+template <int RB, int ROWS>
+__device__ __forceinline__ void sm_stage(const char* src, int64_t ld, int row0, int row_max, int koff, char* dst, int wid, int lane) {
+    constexpr int RPP = 1024 / RB, CPR = RB / 16;
+#pragma unroll
+    for (int q0 = 0; q0 < ROWS / RPP; q0 += 8) {
+        const int q = q0 + wid;
+        if (q < ROWS / RPP) {
+            const int r = q * RPP + lane / CPR, slot = lane % CPR;
+            const char* g = src + (int64_t)min(row0 + r, row_max) * ld + koff + ((slot ^ lds_swz<RB>(r)) << 4);
+            __builtin_amdgcn_global_load_lds((gptr_t*)g, (lptr_t*)(dst + q * 1024), 16, 0, 0);
+        }
+    }
+}
+
+__device__ __forceinline__ void sm_sync_dma() {
+    asm volatile("s_waitcnt vmcnt(0) lgkmcnt(0)" ::: "memory");
+    NT8_BARRIER();
+}
+__device__ __forceinline__ void sm_sync_lds() {
+    asm volatile("s_waitcnt lgkmcnt(0)" ::: "memory");
+    NT8_BARRIER();
+}
+
+__device__ __forceinline__ void sm_runs(const uint32_t (&pk)[4][2], uint4 (&out)[2]) {
+#pragma unroll
+    for (int g = 0; g < 4; g += 2) {
+        const auto s0 = __builtin_amdgcn_permlane32_swap(pk[g][0], pk[g + 1][0], false, false);
+        const auto s1 = __builtin_amdgcn_permlane32_swap(pk[g][1], pk[g + 1][1], false, false);
+        out[g >> 1] = make_uint4(s0[0], s1[0], s0[1], s1[1]);
+    }
+}
+__device__ __forceinline__ void sm_put(const uint4 (&out)[2], char* grow, bool ok, char* lrow, int jj, int sw, int h) {
+#pragma unroll
+    for (int t = 0; t < 2; ++t) {
+        if (lrow) {
+            const uint32_t a = (uint32_t)(uintptr_t)lrow + (uint32_t)(((jj * 4 + 2 * t + h) ^ sw) << 4);
+            const i32x4 d = {(int)out[t].x, (int)out[t].y, (int)out[t].z, (int)out[t].w};
+            asm volatile("ds_write_b128 %0, %1" : : "v"(a), "v"(d) : "memory");
+        }
+        if (ok) *reinterpret_cast<uint4*>(grow + (16 * t + 8 * h) * 2) = out[t];
+    }
+}
+__device__ __forceinline__ uint32_t sm_mask_word(uint32_t mb) {
+    const auto w = __builtin_amdgcn_permlane32_swap(mb, mb, false, false);
+    return w[0] | w[1];
+}
+
+template <typename T, int RB> __device__ __forceinline__ typename V16<T>::x8 sm_frag(const char* image, int row, int kchunk) {
+    return *reinterpret_cast<const typename V16<T>::x8*>(image + row * RB + ((kchunk ^ lds_swz<RB>(row)) << 4));
+}
+
+__device__ __forceinline__ void sm_zero(f32x16& a) {
+#pragma unroll
+    for (int e = 0; e < 16; ++e) a[e] = 0.f;
+}
+
+constexpr int FW_W2 = 0;
+constexpr int FW_H1 = 65536;
+constexpr int FW_W1 = 81920;
+constexpr int FW_Z = 98304;
+constexpr int FW_W3 = 114688;
+constexpr int FW_B = 147456;
+constexpr int FW_LDS = FW_B + (SM_N1 + SM_N2 + 64) * 4;
+
+template <typename T, int K0>
+__global__ __launch_bounds__(512) void style_mlp_fwd_kernel(StyleFwdParams p) {
+    typedef typename V16<T>::x8 x8;
+    constexpr int RB0 = K0 * 2, KS0 = K0 / 16, NJ3 = K0 / 32;
+    extern __shared__ __attribute__((aligned(16))) char smem[];
+    const int tid = threadIdx.x, lane = tid & 63;
+    const int wid = __builtin_amdgcn_readfirstlane(tid >> 6);
+    const int r = lane & 31, h = lane >> 5, sw = lds_swz<128>(r);
+    const int row0 = blockIdx.x * SM_ROWS, rmax = p.rows - 1;
+    float* sB = reinterpret_cast<float*>(smem + FW_B);
+
+    for (int i = tid; i < SM_N1 + SM_N2 + K0; i += 512)
+        sB[i] = i < SM_N1 ? p.b1[i] : (i < SM_N1 + SM_N2 ? p.b2[i - SM_N1] : p.b3[i - SM_N1 - SM_N2]);
+    asm volatile("s_waitcnt vmcnt(0)" ::: "memory");
+    sm_stage<RB0, SM_ROWS>(p.Z, p.ldz, row0, rmax, 0, smem + FW_Z, wid, lane);
+#pragma unroll
+    for (int kt = 0; kt < 4; ++kt) sm_stage<128, K0>(p.W3, p.ldw3, 0, K0 - 1, kt * 128, smem + FW_W3 + kt * K0 * 128, wid, lane);
+    sm_stage<RB0, 64>(p.W1, p.ldw1, 0, SM_N1 - 1, 0, smem + FW_W1, wid, lane);
+    sm_stage<128, SM_N2>(p.W2, p.ldw2, 0, SM_N2 - 1, 0, smem + FW_W2, wid, lane);
+    sm_sync_dma();
+
+    const int i1 = wid >> 1, j1 = wid & 1;
+    const int wr = wid >> 2, wc = wid & 3;
+    x8 zf[KS0];
+#pragma unroll
+    for (int ks = 0; ks < KS0; ++ks) zf[ks] = sm_frag<T, RB0>(smem + FW_Z, i1 * 32 + r, ks * 2 + h);
+
+    f32x16 acc2[2][2];
+#pragma unroll
+    for (int i = 0; i < 2; ++i)
+#pragma unroll
+        for (int j = 0; j < 2; ++j) sm_zero(acc2[i][j]);
+    const f32x2 one = {1.f, 1.f};
+    const i16x2 relu_lo = {0, 0};
+    const int m1 = row0 + i1 * 32 + r;
+    const bool ok1 = m1 < p.rows;
+
+    for (int c = 0; c < SM_N1 / 64; ++c) {
+        if (c > 0) sm_sync_dma();
+        const char* w1 = smem + FW_W1 + (c & 1) * 8192;
+        const char* w2 = smem + FW_W2 + (c & 1) * 32768;
+        x8 bf[KS0];
+#pragma unroll
+        for (int ks = 0; ks < KS0; ++ks) bf[ks] = sm_frag<T, RB0>(w1, j1 * 32 + r, ks * 2 + h);
+        f32x4 bias[4];
+#pragma unroll
+        for (int g = 0; g < 4; ++g) bias[g] = *reinterpret_cast<const f32x4*>(sB + c * 64 + j1 * 32 + 8 * g + 4 * h);
+        asm volatile("s_waitcnt lgkmcnt(0)" ::: "memory");
+        __builtin_amdgcn_sched_barrier(0);
+        if (c + 1 < SM_N1 / 64) {
+            sm_stage<RB0, 64>(p.W1, p.ldw1, (c + 1) * 64, SM_N1 - 1, 0, smem + FW_W1 + ((c + 1) & 1) * 8192, wid, lane);
+            sm_stage<128, SM_N2>(p.W2, p.ldw2, 0, SM_N2 - 1, (c + 1) * 128, smem + FW_W2 + ((c + 1) & 1) * 32768, wid, lane);
+        }
+        __builtin_amdgcn_sched_barrier(0);
+        f32x16 a1;
+        sm_zero(a1);
+#pragma unroll
+        for (int ks = 0; ks < KS0; ++ks) a1 = mfma16<T>(bf[ks], zf[ks], a1);
+        uint32_t pk[4][2];
+        const uint32_t mb = rows_frag<T, 0, true>(a1, bias, 0u, one, relu_lo, h, pk);
+        uint4 out[2];
+        sm_runs(pk, out);
+        const int n0 = c * 64 + j1 * 32;
+        sm_put(out, p.H1 + (int64_t)m1 * p.ldh1 + n0 * 2, ok1 && p.H1 != nullptr, smem + FW_H1 + (i1 * 32 + r) * 128, j1, sw, h);
+        const uint32_t word = sm_mask_word(mb);
+        if (p.M1 && ok1 && h == 0) p.M1[(int64_t)m1 * p.ldm1 + (n0 >> 5)] = word;
+        sm_sync_lds();
+        Mma<T>::template tile<2, 2, 128, true>(smem + FW_H1 + wr * 64 * 128, w2 + wc * 64 * 128, lane, acc2);
+    }
+    sm_sync_lds();
+
+#pragma unroll
+    for (int j = 0; j < 2; ++j) {
+        f32x4 bias[4];
+#pragma unroll
+        for (int g = 0; g < 4; ++g) bias[g] = *reinterpret_cast<const f32x4*>(sB + SM_N1 + wc * 64 + j * 32 + 8 * g + 4 * h);
+#pragma unroll
+        for (int i = 0; i < 2; ++i) {
+            const int lr = wr * 64 + i * 32 + r, m = row0 + lr, n0 = wc * 64 + j * 32;
+            const bool ok = m < p.rows;
+            uint32_t pk[4][2];
+            const uint32_t mb = rows_frag<T, 0, true>(acc2[i][j], bias, 0u, one, relu_lo, h, pk);
+            uint4 out[2];
+            sm_runs(pk, out);
+            sm_put(out, p.H2 + (int64_t)m * p.ldh2 + n0 * 2, ok && p.H2 != nullptr, smem + FW_W2 + wc * 16384 + lr * 128, j, sw, h);
+            const uint32_t word = sm_mask_word(mb);
+            if (p.M2 && ok && h == 0) p.M2[(int64_t)m * p.ldm2 + (n0 >> 5)] = word;
+        }
+    }
+    sm_sync_lds();
+
+    const int i3 = wid / NJ3, j3 = wid % NJ3;
+    if (i3 < 4) {
+        f32x16 a3;
+        sm_zero(a3);
+#pragma unroll
+        for (int kt = 0; kt < 4; ++kt)
+#pragma unroll
+            for (int ks = 0; ks < 4; ++ks) {
+                const x8 a = sm_frag<T, 128>(smem + FW_W2 + kt * 16384, i3 * 32 + r, ks * 2 + h);
+                const x8 b = sm_frag<T, 128>(smem + FW_W3 + kt * K0 * 128, j3 * 32 + r, ks * 2 + h);
+                a3 = mfma16<T>(b, a, a3);
+            }
+        uint32_t pk[4][2];
+#pragma unroll
+        for (int g = 0; g < 4; ++g) {
+            const f32x4 b = *reinterpret_cast<const f32x4*>(sB + SM_N1 + SM_N2 + j3 * 32 + 8 * g + 4 * h);
+#pragma unroll
+            for (int pr = 0; pr < 2; ++pr) {
+                const T lo = from_f32<T>(tanhf(1.f * a3[g * 4 + 2 * pr] + b[2 * pr]));
+                const T hi = from_f32<T>(tanhf(1.f * a3[g * 4 + 2 * pr + 1] + b[2 * pr + 1]));
+                pk[g][pr] = (uint32_t)__builtin_bit_cast(unsigned short, lo) | ((uint32_t)__builtin_bit_cast(unsigned short, hi) << 16);
+            }
+        }
+        uint4 out[2];
+        sm_runs(pk, out);
+        const int m = row0 + i3 * 32 + r;
+        sm_put(out, p.Y + (int64_t)m * p.ldy + j3 * 32 * 2, m < p.rows, nullptr, 0, 0, h);
+    }
+}
+
+constexpr int BW_W = 0;
+constexpr int BW_DZ2 = 65536;
+constexpr int BW_DY = 131072;
+constexpr int BW_LDS = 147456;
+
+template <typename T, int K0>
+__global__ __launch_bounds__(512) void style_mlp_bwd_kernel(StyleBwdParams p) {
+    typedef typename V16<T>::x8 x8;
+    constexpr int RB0 = K0 * 2, NCH = SM_N1 / 64;
+    extern __shared__ __attribute__((aligned(16))) char smem[];
+    const int tid = threadIdx.x, lane = tid & 63;
+    const int wid = __builtin_amdgcn_readfirstlane(tid >> 6);
+    const int r = lane & 31, h = lane >> 5, sw = lds_swz<128>(r);
+    const int row0 = blockIdx.x * SM_ROWS, rmax = p.rows - 1;
+    const int wr = wid >> 2, wc = wid & 3;
+    const int i2 = wid >> 1, j2 = wid & 1;
+
+    uint32_t bits2[2][2], bits1[NCH];
+#pragma unroll
+    for (int i = 0; i < 2; ++i)
+#pragma unroll
+        for (int j = 0; j < 2; ++j)
+            bits2[i][j] = p.M2[(int64_t)min(row0 + wr * 64 + i * 32 + r, rmax) * p.ldm2 + wc * 2 + j];
+#pragma unroll
+    for (int c = 0; c < NCH; ++c) bits1[c] = p.M1[(int64_t)min(row0 + i2 * 32 + r, rmax) * p.ldm1 + c * 2 + j2];
+    asm volatile("s_waitcnt vmcnt(0)" : "+v"(bits2[0][0]), "+v"(bits2[0][1]), "+v"(bits2[1][0]), "+v"(bits2[1][1]) : : "memory");
+    asm volatile("" : "+v"(bits1[0]), "+v"(bits1[1]), "+v"(bits1[2]), "+v"(bits1[3]), "+v"(bits1[4]), "+v"(bits1[5]), "+v"(bits1[6]),
+                 "+v"(bits1[7]) : : "memory");
+
+    sm_stage<RB0, SM_ROWS>(p.dY, p.lddy, row0, rmax, 0, smem + BW_DY, wid, lane);
+    sm_stage<RB0, SM_N2>(p.Wt3, p.ldwt3, 0, SM_N2 - 1, 0, smem + BW_W + 32768, wid, lane);
+#pragma unroll
+    for (int kt = 0; kt < 4; ++kt) sm_stage<128, 64>(p.Wt2, p.ldwt2, 0, SM_N1 - 1, kt * 128, smem + BW_W + kt * 8192, wid, lane);
+    sm_sync_dma();
+
+    const f32x2 one = {1.f, 1.f};
+    const i16x2 none_lo = {(short)-32768, (short)-32768};
+    f32x4 zero4[4];
+#pragma unroll
+    for (int g = 0; g < 4; ++g) zero4[g] = f32x4{0.f, 0.f, 0.f, 0.f};
+    {
+        f32x16 acc[2][2];
+#pragma unroll
+        for (int i = 0; i < 2; ++i)
+#pragma unroll
+            for (int j = 0; j < 2; ++j) sm_zero(acc[i][j]);
+        Mma<T>::template tile<2, 2, RB0, true>(smem + BW_DY + wr * 64 * RB0, smem + BW_W + 32768 + wc * 64 * RB0, lane, acc);
+#pragma unroll
+        for (int i = 0; i < 2; ++i)
+#pragma unroll
+            for (int j = 0; j < 2; ++j) {
+                const int lr = wr * 64 + i * 32 + r, m = row0 + lr, n0 = wc * 64 + j * 32;
+                uint32_t pk[4][2];
+                rows_frag<T, 2, false>(acc[i][j], zero4, bits2[i][j] >> (4 * h), one, none_lo, h, pk);
+                uint4 out[2];
+                sm_runs(pk, out);
+                sm_put(out, p.dZ2 + (int64_t)m * p.lddz2 + n0 * 2, m < p.rows, smem + BW_DZ2 + wc * 16384 + lr * 128, j, sw, h);
+            }
+    }
+    sm_sync_lds();
+
+    x8 af[16];
+#pragma unroll
+    for (int kt = 0; kt < 4; ++kt)
+#pragma unroll
+        for (int ks = 0; ks < 4; ++ks) af[kt * 4 + ks] = sm_frag<T, 128>(smem + BW_DZ2 + kt * 16384, i2 * 32 + r, ks * 2 + h);
+    const int m2 = row0 + i2 * 32 + r;
+    const bool ok2 = m2 < p.rows;
+
+    for (int c = 0; c < NCH; ++c) {
+        if (c > 0) sm_sync_dma();
+        const char* w = smem + BW_W + (c & 1) * 32768;
+        x8 bf[16];
+#pragma unroll
+        for (int kt = 0; kt < 4; ++kt)
+#pragma unroll
+            for (int ks = 0; ks < 4; ++ks) bf[kt * 4 + ks] = sm_frag<T, 128>(w + kt * 8192, j2 * 32 + r, ks * 2 + h);
+        asm volatile("s_waitcnt lgkmcnt(0)" ::: "memory");
+        __builtin_amdgcn_sched_barrier(0);
+        if (c + 1 < NCH) {
+#pragma unroll
+            for (int kt = 0; kt < 4; ++kt)
+                sm_stage<128, 64>(p.Wt2, p.ldwt2, (c + 1) * 64, SM_N1 - 1, kt * 128, smem + BW_W + ((c + 1) & 1) * 32768 + kt * 8192, wid, lane);
+        }
+        __builtin_amdgcn_sched_barrier(0);
+        f32x16 a;
+        sm_zero(a);
+#pragma unroll
+        for (int k = 0; k < 16; ++k) a = mfma16<T>(bf[k], af[k], a);
+        uint32_t pk[4][2];
+        rows_frag<T, 2, false>(a, zero4, bits1[c] >> (4 * h), one, none_lo, h, pk);
+        uint4 out[2];
+        sm_runs(pk, out);
+        sm_put(out, p.dZ1 + (int64_t)m2 * p.lddz1 + (c * 64 + j2 * 32) * 2, ok2, nullptr, 0, 0, h);
+    }
+}
+
+bool style_shape_ok(int dtype, int k0, int n1, int n2, int act1, int act2, int act3) {
+    return (dtype == ASE_F16 || dtype == ASE_BF16) && (k0 == 32 || k0 == 64) && n1 == SM_N1 && n2 == SM_N2 && act1 == ASE_ACT_RELU &&
+           act2 == ASE_ACT_RELU && act3 == ASE_ACT_TANH;
+}
+
+template <typename K> int style_set_lds(K kern, int lds, const char* name) {
+    hipError_t e = hipFuncSetAttribute(reinterpret_cast<const void*>(kern), hipFuncAttributeMaxDynamicSharedMemorySize, lds);
+    if (e != hipSuccess) {
+        ase_set_error("%s: hipFuncSetAttribute failed: %s", name, hipGetErrorString(e));
+        return ASE_ELAUNCH;
+    }
+    return ASE_OK;
+}
+
+template <typename T, int K0> int launch_style_fwd(const StyleFwdParams& p, hipStream_t stream) {
+    static bool attr_done = false;
+    auto kern = style_mlp_fwd_kernel<T, K0>;
+    if (!attr_done) {
+        if (int rc = style_set_lds(kern, FW_LDS, "style_mlp_fwd")) return rc;
+        attr_done = true;
+    }
+    ASE_LAUNCH(kern, dim3((p.rows + SM_ROWS - 1) / SM_ROWS), dim3(512), FW_LDS, stream, p);
+    ASE_CHECK_LAUNCH("style_mlp_fwd");
+    return ASE_OK;
+}
+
########################################
Each line between the start of the listing above and the line containing "g = 0; g < 4; g", with both ends counted, is to be set down unchanged.

+template <int RB, int ROWS>
+__device__ __forceinline__ void sm_stage(const char* src, int64_t ld, int row0, int row_max, int koff, char* dst, int wid, int lane) {
+    constexpr int RPP = 1024 / RB, CPR = RB / 16;
+#pragma unroll
+    for (int q0 = 0; q0 < ROWS / RPP; q0 += 8) {
+        const int q = q0 + wid;
+        if (q < ROWS / RPP) {
+            const int r = q * RPP + lane / CPR, slot = lane % CPR;
+            const char* g = src + (int64_t)min(row0 + r, row_max) * ld + koff + ((slot ^ lds_swz<RB>(r)) << 4);
+            __builtin_amdgcn_global_load_lds((gptr_t*)g, (lptr_t*)(dst + q * 1024), 16, 0, 0);
+        }
+    }
+}
+
+__device__ __forceinline__ void sm_sync_dma() {
+    asm volatile("s_waitcnt vmcnt(0) lgkmcnt(0)" ::: "memory");
+    NT8_BARRIER();
+}
+__device__ __forceinline__ void sm_sync_lds() {
+    asm volatile("s_waitcnt lgkmcnt(0)" ::: "memory");
+    NT8_BARRIER();
+}
+
+__device__ __forceinline__ void sm_runs(const uint32_t (&pk)[4][2], uint4 (&out)[2]) {
+#pragma unroll
+    for (int g = 0; g < 4; g += 2) {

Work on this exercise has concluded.